Female solo traveler Hannah Smith talks the ins and outs of traveling alone in Vietnam, from avoiding taxi scams in Ho Chi Minh City to the best way to visit the famous My Son ruins in this week’s Women Who Travel Solo.
How did you get started traveling?
I went to high school in a town of 10,000 and lived in a town with an even smaller population, so I felt very confined and plotted to escape as soon as I could. The first thing I did when I got to college was look into study abroad programs. I originally wanted to go to Italy because that is where my ancestors come from (and who doesn’t love Italy?!), but I was advised to go to Sweden, as it fit better with my Communications program. I decided to do a backpacking trip through Italy and Greece before moving to Sweden and that’s how my love for Europe and traveling began. I haven’t stopped since.
Why did you decide to travel to embark on a solo trip to Vietnam?
I teach abroad in Taiwan, so most of my friends were traveling back to the States for their summer vacation. I’d recently broken up with my boyfriend, as well, and it seemed like the perfect time to plan a solo trip to Vietnam to re-visit places I’d seen on a previous solo trip in 2013 and to decide if it was somewhere I would like to live and teach.
Tell us about your experience with solo travel in Vietnam.
Vietnam can be overwhelming when you first arrive. It’s a country full of motorbikes and everything seems to be rushing by you. Even though I had traveled there before, I was pretty stressed out my first evening in Ho Chi Minh City. Taxi drivers at the airport are practically thieves and I had a driver reaching into my purse, then throwing me out into another taxi. Once I made it to my friend’s house I was staying at I was not surprised to find that I’d been extremely overcharged, even though I’d had the airport staff help book me a taxi and price. Being a solo female, you will get overloaded with scams or people bothering you to sell you things, but if you are firm with saying no and don’t waver, you’ll be left alone.

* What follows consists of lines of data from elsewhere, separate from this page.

int emx_device_ptr(emx_ctx* c, int32_t which, void** ptr, int64_t* nbytes) {
    switch (which) {
        case 0: *ptr = c->X; *nbytes = c->N * c->D * 8; return 0;
        case 1: *ptr = c->lp; *nbytes = c->N * 8; return 0;
        case 2: *ptr = c->sendbuf; *nbytes = c->send_doubles * 8; return 0;
        case 3: *ptr = c->gathered; *nbytes = c->recv_doubles * 8; return 0;
        case 4: *ptr = c->chain; *nbytes = c->stored * c->N * c->D * 8; return 0;
        case 5: *ptr = c->chain_lp; *nbytes = c->stored * c->N * 8; return 0;
        case 6: *ptr = c->disp; *nbytes = c->disp ? c->N * c->D * 8 : 0; return 0;
        case 7: *ptr = c->dbg; *nbytes = c->dbg ? c->dbg_blocks * 16 * 8 : 0; return 0;
        case 8: *ptr = c->my_flags; *nbytes = c->my_flags ? EMX_MAX_PEERS * 8 : 0; return 0;
    }
    FAIL(c, -1, "unknown device pointer id %d", which);
}

int emx_shard_slots(emx_ctx* c, int32_t split, int64_t* lo, int64_t* hi, int64_t* ns) {
    auto& cur = c->cur;
    NEED(c, cur.active && split >= 0 && split < cur.S, "emx_shard_slots outside a planned step");
    *ns = cur.off[split + 1] - cur.off[split];
    shard_range(*ns, c->rank, c->world, *lo, *hi);
    return 0;
}

int emx_scatter_gathered(emx_ctx* c, int32_t split) { return scatter_gathered(c, split, c->sendbuf_rows); }

static int scatter_gathered(emx_ctx* c, int32_t split, int64_t block_rows) {
    HIPOK(c, hipSetDevice(c->device));
    auto& cur = c->cur;
    NEED(c, cur.active && c->gathered, "emx_scatter_gathered needs an active sharded step");
    NEED(c, split >= 0 && split < cur.S, "split out of range");
    const int ns = cur.off[split + 1] - cur.off[split];
    const int64_t rec = c->D + 2;
    for (int r = 0; r < c->world; ++r) {
        if (r == c->rank) continue;
        int64_t lo, hi;
        shard_range(ns, r, c->world, lo, hi);
        if (hi <= lo) continue;
        ScatterArgs a{};
        a.X = c->X;
        a.lp = c->lp;
        a.acc = c->acc;
        a.acc_count = c->acc_count;
        if (cur.store) {
            a.chain = c->chain + (size_t)c->stored * c->N * c->D;
            a.chain_lp = c->chain_lp + (size_t)c->stored * c->N;
        }
        a.gathered = c->gathered + ((int64_t)r * block_rows - lo) * rec;
        a.order = cur.slot >= 0 ? c->ring[cur.slot].order : nullptr;
        a.N = (int32_t)c->N;
        a.D = c->D;
        a.S = cur.S;
        a.split = split;
        a.pos0 = cur.off[split];
        a.t_lo = (int32_t)lo;
        a.t_hi = (int32_t)hi;
        hipLaunchKernelGGL(k_scatter_rows, dim3((unsigned)((hi - lo + 3) / 4)), dim3(256), 0, c->stream, a);
        HIPOK(c, hipGetLastError());
    }
    return 0;
}
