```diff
diff --git a/hmc.jl_amd/csrc/hmcg.hip b/hmc.jl_amd/csrc/hmcg.hip
--- a/hmc.jl_amd/csrc/hmcg.hip
+++ b/hmc.jl_amd/csrc/hmcg.hip
@@ -355,7 +355,7 @@
 int print_stamps(const hmcg::KernelParams& p, const Plan& pl, unsigned long long* ddbg, size_t ndbg, hipStream_t stream)
 {
     static const char* names[HMCG_NSTAMP] = {"Ba wait", "param draws | shadow jobs", "Bb wait", "theta+ux+pdfs", "local product",
-        "wave scan", "Bc wait", "prefix+replay+last", "Bd wait", "maps+compose", "map scan", "Be wait", "apply", "publish stats", "  (shadow: outputs)", "  (shadow: prep)", "  (param: counts+row sums)", "  (param: shapes)", "  (param: gamma)", "unused"};
+        "wave scan", "Bc wait", "prefix+replay+last", "Bd wait", "maps+compose", "map scan", "Be wait", "apply", "publish stats", "  (shadow: outputs)", "  (shadow: prep)", "  (param: counts+row sums)", "  (param: shapes)", "  (param: gamma)", "Bs wait"};
     const int nwv = pl.NT() / 64 + pl.NH();
     std::vector<unsigned long long> h(ndbg);
     HIP_TRY(hipStreamSynchronize(stream));
```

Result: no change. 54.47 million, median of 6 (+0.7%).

Otherwise, people were very kind to me and I loved getting up in the morning, heading straight for the chicken bahn mi cart, gorging on it while motorbikes zipped by, and then heading for a Vietnamese coffee and complimentary tea in a non-descript café, where I could sit outside and watch the scene around me.
What recommendations do you have for solo travelers in Vietnam?

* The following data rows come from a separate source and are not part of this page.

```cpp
template <typename TB, bool LOWER>
inline void cross_term_launch(const CrossArgs& ca, dim3 grid, hipStream_t st) {
  switch (ca.rk / 16) {
    case 1: hipLaunchKernelGGL((cross_term_kernel<1, TB, LOWER>), grid, dim3(256), 0, st, ca); break;
    case 2: hipLaunchKernelGGL((cross_term_kernel<2, TB, LOWER>), grid, dim3(256), 0, st, ca); break;
    case 3: hipLaunchKernelGGL((cross_term_kernel<3, TB, LOWER>), grid, dim3(256), 0, st, ca); break;
    case 4: hipLaunchKernelGGL((cross_term_kernel<4, TB, LOWER>), grid, dim3(256), 0, st, ca); break;
    case 5: hipLaunchKernelGGL((cross_term_kernel<5, TB, LOWER>), grid, dim3(256), 0, st, ca); break;
    case 6: hipLaunchKernelGGL((cross_term_kernel<6, TB, LOWER>), grid, dim3(256), 0, st, ca); break;
    case 7: hipLaunchKernelGGL((cross_term_kernel<7, TB, LOWER>), grid, dim3(256), 0, st, ca); break;
    default: hipLaunchKernelGGL((cross_term_kernel<8, TB, LOWER>), grid, dim3(256), 0, st, ca); break;
  }
}

inline __global__ __launch_bounds__(256) void sum_groups_kernel(const double* __restrict__ part, int ngroups, int M, int N, int lower, double* __restrict__ out) {
  __shared__ double red[4][64];
  const int el = threadIdx.x & 63, q = threadIdx.x >> 6;
  const size_t e = (size_t)blockIdx.x * 64 + el;
  const bool in = e < (size_t)M * N;
  const size_t ec = in ? e : 0;
  const int i = (int)(ec % M), j = (int)(ec / M);
  const size_t src = (lower > 0 && (i / lower) < (j / lower)) ? (size_t)i * M + j : ec;
  const size_t gs = (size_t)M * N;
  double s8[8] = {0.0, 0.0, 0.0, 0.0, 0.0, 0.0, 0.0, 0.0};
  int g = q;
  for (; g + 28 < ngroups; g += 32) {
    double v[8];
#pragma unroll
    for (int u = 0; u < 8; ++u) v[u] = part[(size_t)(g + 4 * u) * gs + src];
#pragma unroll
    for (int u = 0; u < 8; ++u) s8[u] += v[u];
  }
  for (; g < ngroups; g += 4) s8[0] += part[(size_t)g * gs + src];
  red[q][el] = ((s8[0] + s8[1]) + (s8[2] + s8[3])) + ((s8[4] + s8[5]) + (s8[6] + s8[7]));
  __syncthreads();
  if (q == 0 && in) out[e] = (red[0][el] + red[1][el]) + (red[2][el] + red[3][el]);
}

constexpr int PACC_TS = 32;
inline __global__ __launch_bounds__(256) void pacc_split_reduce_kernel(const double* __restrict__ T1, const double* __restrict__ X, const double* __restrict__ DD, int ngroups,
                                                                const double* __restrict__ G, long long sG, int nslots, double eps, int T, int Tp, int p,
                                                                double* __restrict__ Pacc) {
  constexpr int TS = PACC_TS;
  __shared__ double Xa[TS][TS + 1], Xb[TS][TS + 1], Ss[TS][TS + 1];
  __shared__ double gd[TS];
  const int k = blockIdx.y;
  int tj = 0, rem = blockIdx.x;
  const int ntile = (T + TS - 1) / TS;
  while (rem >= ntile - tj) { rem -= ntile - tj; ++tj; }
  const int ti = tj + rem;
  const int i0 = ti * TS, j0 = tj * TS;
  const size_t tt = (size_t)T * T;
  const double* t1 = T1 + (size_t)k * tt;
  const double* x = X + (size_t)k * tt;
  const double* dd = DD + (size_t)k * ngroups * tt;
  double* out = Pacc + (size_t)k * Tp * Tp;
  const int tid = threadIdx.x;
  for (int e = tid; e < TS * TS; e += 256) {
    const int r = e % TS, cc = e / TS;
    Xa[cc][r] = (i0 + r < T && j0 + cc < T) ? x[(size_t)(j0 + cc) * T + i0 + r] : 0.0;
    Xb[cc][r] = (j0 + r < T && i0 + cc < T) ? x[(size_t)(i0 + cc) * T + j0 + r] : 0.0;
    double sum = 0.0;
    if (i0 + r < T && j0 + cc < T) {
      const size_t e2 = (size_t)(j0 + cc) * T + i0 + r;
      for (int g2 = 0; g2 < ngroups; ++g2) sum += dd[(size_t)g2 * tt + e2];
    }
    Ss[cc][r] = sum;
  }
  if (ti == tj) {
    constexpr int PER = 256 / TS;
    const int t = tid / PER, part = tid % PER;
    double gs = 0.0;
    if (i0 + t < T)
      for (int sl = part; sl < nslots; sl += PER) gs += G[(size_t)sl * sG + (size_t)(i0 + t) * p * p + (size_t)k * p + k];
#pragma unroll
    for (int o = 1; o < PER; o <<= 1) gs += __shfl_xor(gs, o);
    if (part == 0) gd[t] = eps * gs;
  }
  __syncthreads();
  for (int e = tid; e < TS * TS; e += 256) {
    const int r = e % TS, cc = e / TS;
    const int i = i0 + r, j = j0 + cc;
    if (i < T && j < T) {
      double v = t1[(size_t)j * T + i] - Xa[cc][r] - Xb[r][cc] + Ss[cc][r];
      if (ti == tj && r == cc) v += gd[r];
      out[(size_t)j * Tp + i] += v;
    }
  }
  if (ti != tj) {
    for (int e = tid; e < TS * TS; e += 256) {
      const int r = e % TS, cc = e / TS;
      const int i = j0 + r, j = i0 + cc;
      if (i < T && j < T) out[(size_t)j * Tp + i] += t1[(size_t)j * T + i] - Xb[cc][r] - Xa[r][cc] + Ss[r][cc];
    }
  }
}

}
```

### poisson-gpfa_amd/csrc/types.h

```cpp
#pragma once
#include <hip/hip_runtime.h>
#include <type_traits>

namespace pgpfa {

typedef double double4_t __attribute__((ext_vector_type(4)));

enum : int {
  GEMM_FULL = 0,
  GEMM_LOWER = 1,
};
enum : int {
  KF_BEGIN_ROW = 1,
  KF_END_ROW = 2,
  KF_MASK_DIAG = 4,
  KF_BEGIN_MAXRC = 8,
};

struct GemmP {
  const double* A; long long sA; int lda;
  const double* B; long long sB; int ldb;
  double* C; long long sC; int ldc;
  int M, N, K;
  double alpha, beta;
  const int* slots;
  const int* rtab; int ntab;
  int bm;
  int nbatch;
  int mode, kflags;
  int tilesM, tilesN, ntiles;
  double flops_hint;
  int k_loop_hint;
  int nb_lo;
  long long sA_hi, sB_hi, sC_hi;
  int kseg;
  long long sAseg, sBseg;
  int ksplit;
  int c_by_pos;
  const int* skip;
  const int* cols;
  int cols_c_off;
  const int* n_dev;
  int b_f32;
};

__device__ __forceinline__ size_t gemm_koff(int kseg, long long sseg, int ld, int k) {
  if (kseg == 0) return (size_t)k * ld;
  const int seg = k / kseg;
  return (size_t)seg * sseg + (size_t)(k - seg * kseg) * ld;
}
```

Hoi An is my favorite city in Vietnam. It’s become very popular and crowded, but it’s charming at night with lanterns hanging over and the bridge that crosses the river and in all the same streets. I recommend at least 2-3 days there. It’s also a great city for foodies with reputable cooking schools, like Ms. Vy’s, and trendy restaurants, like Cargo Club.
No matter where you go in Vietnam, you must try the Vietnamese-style coffee (it’s sweet, but you must try it), bahn mi, bun cha, and, of course, pho. Try and get these dishes from street stalls. Even if they look dirty, they keep things pretty clean, and the food will blow you away with the intense flavors and yet, perfect simplicity.

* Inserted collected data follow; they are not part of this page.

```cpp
#ifdef NPHIP_ONLY_FAMILY
#ifndef NPHIP_ONLY_W
#define NPHIP_ONLY_W 0
#endif
#ifndef NPHIP_ONLY_NV
#define NPHIP_ONLY_NV -1000
#endif
constexpr bool built(const KernelFamily& f, int W, int nv) {
// ... 15 lines not shown
```

### nutpie_amd/csrc/kernels.hip

```cpp
#include <hip/hip_runtime.h>

#include "../../include/nphip_spec.h"
#include "engine_types.h"
#include "kernel_families.h"

#if defined(__HIP_DEVICE_COMPILE__)
#define NPHIP_GLOBAL __attribute__((address_space(1)))
#define NPHIP_LDS __attribute__((address_space(3)))
#define NPHIP_CONST __attribute__((address_space(4)))
#else
#define NPHIP_GLOBAL
#define NPHIP_LDS
#define NPHIP_CONST
#endif

#ifdef NPHIP_JIT_DENSITY
#define NPHIP_JIT 1
#else
#define NPHIP_JIT 0
#endif

namespace nphip {


// ... 1808 lines not shown
    __device__ __forceinline__ void issue_leaf_hot(Hot& H) const {
        const int32_t j = H.nleaf + 1, d = H.depth;
        int32_t newp;
        if (j == (1 << d)) newp = H.end_newp;
        else if (j & 1) newp = (j == 1) ? slot_first(d) : slot_first(__builtin_ctz((unsigned)(j - 1)));
        else newp = slot_last(__builtin_ctz((unsigned)j), A.cap);
        H.newq = (int32_t)__builtin_ctz(~(H.used_base | H.sub_used | (1u << H.srcq)));
        H.newp = newp;
    }
    __device__ __forceinline__ void start_doubling_hot(Hot& H) const {
        nphip_u32x4 r = nphip_philox(A.s.seed, (uint32_t)H.depth, gchain, H.draw, NPHIP_RNG_DIRECTION);
        H.dir = (r.v[0] & 1u) ? 1 : -1;
        const int db = H.dir > 0 ? 1 : 0;
        H.nleaf = 0;
        H.srcq = rfl(c->endq[db]);
        H.srcp = rfl(c->endp[db]);
        H.idx_cur = rfl(H.dir > 0 ? c->idx_right : c->idx_left);
        H.sub_used = 0u;
        hot_doubling(H);
        issue_leaf_hot(H);
    }
    __device__ __forceinline__ double merge_uniform_hot(const Hot& H, int32_t j, int32_t d, int32_t k, nphip_u32x4& blk, int32_t& blk_id) const {
        const int32_t id = k >> 1;
        if (blk_id != id) {
            const uint32_t c3 = (uint32_t)NPHIP_RNG_MERGE | ((uint32_t)d << 8) | ((uint32_t)id << 16);
            blk = nphip_philox(A.s.seed, (uint32_t)j, gchain, H.draw, c3);
            blk_id = id;
        }
        return (k & 1) ? nphip_u01(blk.v[2], blk.v[3]) : nphip_u01(blk.v[0], blk.v[1]);
    }

    __device__ __forceinline__ void merge_level(Hot& H, int32_t j, int32_t d, int32_t k, nphip_u32x4& blk, int32_t& blk_id, double& T_wm, int64_t& T_we,
                                                int32_t& T_q, double& T_U, double& T_E, int32_t& T_idx) {
        double sm; int64_t se;
        const int32_t A_q = rfl(c->sub_q[k]), A_idx = rfl(c->sub_idx[k]);
        const double A_U = c->sub_U[k], A_E = c->sub_E[k];
        H.sub_used &= ~(1u << A_q);
        nphip_w_add(c->sub_wm[k], c->sub_we[k], T_wm, T_we, &sm, &se);
        const bool take = merge_uniform_hot(H, j, d, k, blk, blk_id) * sm < nphip_w_rel(T_wm, T_we, se);
        if (!take) { T_q = A_q; T_U = A_U; T_E = A_E; T_idx = A_idx; }
        T_wm = sm; T_we = se;
    }

    __device__ __forceinline__ bool leaf_reg(RegsT& X, Hot& H, int32_t& end_code_out) {
        constexpr int nk = NVX;
        const int32_t j = H.nleaf + 1, d = H.depth, dir = H.dir;
        const int db = dir > 0 ? 1 : 0;
        const int32_t idx_new = H.idx_cur + dir;
        const int32_t srcq = H.srcq, srcp = H.srcp, newq = H.newq, newp = H.newp;
        const bool check = H.check;
#ifdef NPHIP_PROFILE
        const int64_t tp0 = (int64_t)__builtin_readcyclecounter();
#endif
        if (X.reg_q != srcq) {
            const double* q = Q(srcq);
#pragma unroll
            for (int k = 0; k < NVX; ++k) if (k < nk) X.q[k] = ld2(q, ridx(k));
            if (REMOTE) {
                const double* g = G(srcq);
#pragma unroll
                for (int k = 0; k < NVX; ++k) if (k < nk) X.g[k] = ld2(g, ridx(k));
            } else {
                regs_grad(X);
            }
        }
        if (X.reg_p != srcp) { load_slot(srcp, X.p, X.r); if (LR) load_slot_v(srcp, X.v); }
        if (!X.sig_ok) {
#pragma unroll
            for (int k = 0; k < NVX; ++k) if (k < nk) X.s[k] = ld2(sig2, ridx(k));
            if (LR) {
                const double* sdp = A.lr_std + (size_t)chain * ld;
#pragma unroll
                for (int k = 0; k < NVX; ++k) X.sd[k] = ld2(sdp, ridx(k));
            }
            X.sig_ok = true;
        }
        if (j == 1) { X.ring_leaf0 = -1; X.ring_leaf1 = -1; }
        const bool lrm = LR && lr_job() && rfl(c->host_metric) != 0;
// ... 139 lines not shown
            lr_dispatch(lrk, [&](auto kc) {
#pragma unroll
                for (int k = 0; k < NVX; ++k) {
                    double2 u;
                    u.x = X.sd[k].x * X.p[k].x; u.y = X.sd[k].y * X.p[k].y;
                    const double2 w = lr_apply_c<decltype(kc)::value>(ridx(k), u, lrc);
                    X.v[k].x = X.sd[k].x * w.x; X.v[k].y = X.sd[k].y * w.y;
                }
            });
#pragma unroll
            for (int k = 0; k < NVX; ++k) {
                accK.x = fma(X.p[k].x, X.v[k].x, accK.x);
                accK.y = fma(X.p[k].y, X.v[k].y, accK.y);
                const double tx0 = (X.r[k].x - rold[k].x) + pold[k].x, ty0 = (X.r[k].y - rold[k].y) + pold[k].y;
                accE.x = fma(tx0, X.v[k].x, accE.x);
                accE.y = fma(ty0, X.v[k].y, accE.y);
                accS.x = fma(tx0, vold[k].x, accS.x);
                accS.y = fma(ty0, vold[k].y, accS.y);
            }
        }
        X.reg_q = newq;
        X.reg_p = newp;
        X.dirty_qg = true;
        X.dirty_pr = true;
        if (!LR && !NORING) {
            if ((j & 3) == 1) { ring_write(0, X.p, X.r); X.ring_leaf0 = j; }
            else if ((j & 3) == 2) { ring_write(1, X.p, X.r); X.ring_leaf1 = j; }
        }
#ifdef NPHIP_PROFILE
        const int64_t tp1 = (int64_t)__builtin_readcyclecounter();
#endif
        NPHIP_PHASE_FENCE();
        double v4[4] = {accK.x + accK.y, accL.x + accL.y, accE.x + accE.y, accS.x + accS.y};
        rsum(v4);
        NPHIP_PHASE_FENCE();
#ifdef NPHIP_PROFILE
        const int64_t tp2 = (int64_t)__builtin_readcyclecounter();
        c->prof[0] += tp1 - tp0; c->prof[6] += tp2 - tp1;
#endif
        const double K = 0.5 * v4[0], lp = (REMOTE && !DG) ? lp_remote : 0.5 * v4[1];
        const bool turn0 = (v4[2] < 0.0) || (v4[3] < 0.0);
        if (REMOTE && code_remote < 0) { X.dirty_qg = X.dirty_pr = false; hot_save(H); finish_chain(PH_ERROR, CE_FATAL_LOGP); return true; }
        H.nleaf += 1;
        H.n_steps += 1;
        const bool ok = isfinite(lp) && (!REMOTE || code_remote == 0);
        const double Unew = -lp, E = K + Unew, dE = E - H.H0;
        const bool diverged = !ok || (dE > H.max_ee) || !isfinite(dE);
        double T_wm = 1.0;
        int64_t T_we = 0;
        nphip_u32x4 mrg_blk = {{0u, 0u, 0u, 0u}};
        int32_t mrg_id = -1;
        {
            if (!diverged) {
                const double x = -dE, xc = x > 1e9 ? 1e9 : (x < -1e9 ? -1e9 : x);
                double kk;
                nphip_exp_parts(xc, &T_wm, &kk);
                T_we = (int64_t)kk;
                const double e = nphip_exp_scale(x, T_wm, kk);
                const double a = e < 1.0 ? e : 1.0;
                H.acc += a;
                H.acc_sym += 2.0 * a / (1.0 + e);
            }
        }
        if (diverged) { X.dirty_qg = X.dirty_pr = false; hot_save(H);
            if (ENDOUT) end_code_out = end_code(true, false, FUSED, ok, !REMOTE, FUSED); else rare_end_draw(A, c, red, chain, true, false, FUSED, ok, !REMOTE, FUSED);
            return true; }
#ifdef NPHIP_PROFILE
        int64_t tq = (int64_t)__builtin_readcyclecounter();
        c->prof[8] += tq - tp2;
#endif

        NPHIP_PHASE_FENCE();
        double T_U = Unew, T_E = E;
        int32_t T_q = newq, T_idx = idx_new;
        H.srcq = newq; H.srcp = newp; H.idx_cur = idx_new;
        double2 obp[NVX], obr[NVX], obv[NVX];
        int32_t k = 0;
        while (k < d && (((j - 1) >> k) & 1)) {
            if (check) {
                bool turn;
                if (k == 0) {
                    turn = turn0;
                } else if (LR) {
                    const int32_t a = j - (2 << k) + 1, al = j - (1 << k);
                    load_slot(first_slot_of(a, d), obp, obr); load_slot_v(first_slot_of(a, d), obv);
// ... 3 lines not shown
#pragma unroll
                        for (int q_ = 0; q_ < NVX; ++q_) { pold[q_] = obp[q_]; rold[q_] = obr[q_]; vold[q_] = obv[q_]; }
                    }
                    if (!turn) {
                        const int32_t sl_ = slot_last(__builtin_ctz((unsigned)al), A.cap);
                        load_slot(sl_, obp, obr); load_slot_v(sl_, obv);
                        turn = sub_b_v(X, obp, obr, obv);
                    }
                } else {
                    const int32_t a = j - (2 << k) + 1, al = j - (1 << k);
                    if (k == 1 && X.ring_leaf0 == a) ring_read(0, obp, obr);
                    else load_slot(first_slot_of(a, d), obp, obr);
                    if (k == 2) {
                        if (X.ring_leaf0 == al + 1) ring_read(0, pold, rold);
                        else load_slot(first_slot_of(al + 1, d), pold, rold);
                    }
                    turn = sub_a(X, obp, obr, pold, rold);
                    if (k >= 2) {
#pragma unroll
                        for (int q_ = 0; q_ < NVX; ++q_) { pold[q_] = obp[q_]; rold[q_] = obr[q_]; }
                    }
                    if (!turn) {
                        if (k == 1 && X.ring_leaf1 == al) ring_read(1, obp, obr);
                        else load_slot(slot_last(__builtin_ctz((unsigned)al), A.cap), obp, obr);
                        turn = sub_b(X, obp, obr);
                    }
                }
                if (turn) { X.dirty_qg = X.dirty_pr = false; hot_save(H); if (ENDOUT) end_code_out = end_code(false, false, false, false, !REMOTE, false); else rare_end_draw(A, c, red, chain, false, false, false, false, !REMOTE); return true; }
            }
#ifdef NPHIP_PROFILE
            { const int64_t t_ = (int64_t)__builtin_readcyclecounter(); c->prof[k == 0 ? 9 : 10] += t_ - tq; tq = t_; }
#endif
            NPHIP_PHASE_FENCE();
            merge_level(H, j, d, k, mrg_blk, mrg_id, T_wm, T_we, T_q, T_U, T_E, T_idx);
            NPHIP_PHASE_FENCE();
#ifdef NPHIP_PROFILE
            { const int64_t t_ = (int64_t)__builtin_readcyclecounter(); c->prof[11] += t_ - tq; tq = t_; }
#endif
            ++k;
        }
        if (k < d) {
            c->sub_wm[k] = T_wm; c->sub_we[k] = T_we; c->sub_q[k] = T_q; c->sub_U[k] = T_U; c->sub_E[k] = T_E; c->sub_idx[k] = T_idx;
            H.sub_used |= 1u << T_q;
#ifdef NPHIP_PROFILE
            const int64_t tp3 = (int64_t)__builtin_readcyclecounter();
#endif
            store_state(X, T_q == newq, LR || NORING || ((j & 3) == 0) || ((j & 7) == 1));
            issue_leaf_hot(H);
#ifdef NPHIP_PROFILE
            c->prof[7] += (int64_t)__builtin_readcyclecounter() - tp3;
#endif
            return false;
        }
        bool turn = false;
        if (check) {
            const int32_t far_slot = rfl(c->endp[1 - db]), far_idx = rfl(dir > 0 ? c->idx_left : c->idx_right);
            const int32_t near_idx = rfl(dir > 0 ? c->idx_right : c->idx_left);
            if (d == 0) {
                turn = LR ? check1_v(X, pold, pold, vold, far_idx, idx_new) : check1(X, pold, pold, far_idx, idx_new);
            } else if (LR) {
                if (d == 2) { load_slot(slot_first((int)d), pold, rold); load_slot_v(slot_first((int)d), vold); }
                load_slot(far_slot, obp, obr); load_slot_v(far_slot, obv);
                turn = check_a_v(X, obp, obr, obv, pold, rold, vold, far_idx, near_idx + dir, idx_new);
                if (!turn) {
                    load_slot(rfl(c->endp[db]), obp, obr); load_slot_v(rfl(c->endp[db]), obv);
                    turn = check1_v(X, obp, obr, obv, near_idx, idx_new);
                }
// ... 1202 lines not shown
                    if (budget <= 0) break;
                    --budget;
                } else {
                    if (!have) break;
                    have = false;
                }
            }
            worked = true;
            if (ph != PH_TREE) {
                rare_phase_fn(A, c, red, chain, ph);
                continue;
            }
            RegsT X;
            SCacheT Y;
            Hot H;
            constexpr bool HOT = NV > 0;
            if (HOT) hot_load(H);
            int32_t end_code_ = 0;
            bool rare = false, out_of_budget = false;
            int lean_end = 0;
            const LeanRs lrs = lean_rs();
            if ((NV == 0 || NV == -1 || LEAN) && sig_copy != nullptr) {
                for (int64_t i = 2 * (int64_t)threadIdx.x; i < ld; i += 2 * (int64_t)blockDim.x)
                    *(NPHIP_LDS double2*)(sig_copy + i) = ld2(sig2, i);
                __syncthreads();
                sig_lds = sig_copy;
            }
            for (;;) {
#ifdef NPHIP_PROFILE
                const int64_t t0 = (int64_t)__builtin_readcyclecounter();
#endif
                if (NV > 0) {
                    if (LEAN) { lean_end = leaf_lean(lrs, X, H); rare = lean_end != 0; }
                    else rare = leaf_reg(X, H, end_code_);
                } else {
                    double lp = 0.0;
                    int64_t code = 0;
                    if (FUSED && !lr_job()) {
                        bool turn0 = false;
                        const bool even_leaf = ((c->nleaf + 1) & 1) == 0;
                        const double K = lf_stream(lp, c->idx_cur + c->dir, turn0, Y);
                        rare = cont_tree(X, Y, K, lp, code, even_leaf, turn0);
                    } else {
                        if (FUSED) lf1(c->lf_srcq, c->lf_srcp, c->lf_newq, c->lf_newp, c->lf_sign);
                        CbCrit cr;
                        bool fast = false;
                        if (cb_fast_ok()) {
                            lp = A.ueval[chain];
                            code = A.ecode ? A.ecode[chain] : 0;
                            fast = code == 0 && isfinite(lp);
                        }
                        const double K = fast ? leaf_cb(cr) : lf2(lp, code, c->idx_cur + c->dir);
#ifdef NPHIP_PROFILE
                        c->prof[0] += (int64_t)__builtin_readcyclecounter() - t0;
#endif
                        rare = cont_tree(X, Y, K, lp, code, false, false, fast ? &cr : nullptr);
                    }
                }
#ifdef NPHIP_PROFILE
                const int64_t t2 = (int64_t)__builtin_readcyclecounter();
                c->prof[3] += 1;
                if (rare) { c->prof[2] += t2 - t0; c->prof[5] += 1; } else { c->prof[1] += t2 - t0; c->prof[4] += 1; }
#endif
                if (rare || (!HOT && c->phase != PH_TREE)) break;
                if (REMOTE && !DENS && !DG) {
                    if (c->hs_last != 0) { out_of_budget = true; break; }
                } else if (FUSED || DENS || DG) {
// ... 619 lines not shown
```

What was the best part of your solo trip to Vietnam?
Instead of going with a tour group, I decided to pay a driver to take me out to the My Son ruins (near Hoi An) on a scooter. It was almost an hour, my thighs and butt were killing me, but the views, wind in my hair, and chatting with the driver was wonderful. I got there before any groups had arrived, so I had everything to myself. It was so quiet and peaceful and the ruins were impressive. Later, I rode a bicycle to the beach and spent time sun-tanning and drinking coconut smoothies by the ocean. It was a perfect day.
What was the worst part of the trip?
In Ho Chi Minh City, I was staying with friends, so I had lots of people to hang out with, but in Hoi An, I found it hard to meet people, due to the hostel I picked, which didn’t have a great hang-out area and wasn’t exactly where all the other backpackers were staying. It was a bit lonely, but I made due and ended up drinking beers with the Vietnamese staff. You have to expect there to be some lonely times while traveling solo, but if you embrace it, or put yourself out there to meet others, it’s completely worth it.
What safety recommendations do you have for women traveling alone to Vietnam?
Vietnam doesn’t really do sidewalks, so you’ll be walking in the midst of traffic at most times. I’ve heard of scooter drivers grabbing girls’ purses off their shoulders and even dragging the girl along with them, just so they can get the purse. So, keep your purse around your body and to the side opposite of the road.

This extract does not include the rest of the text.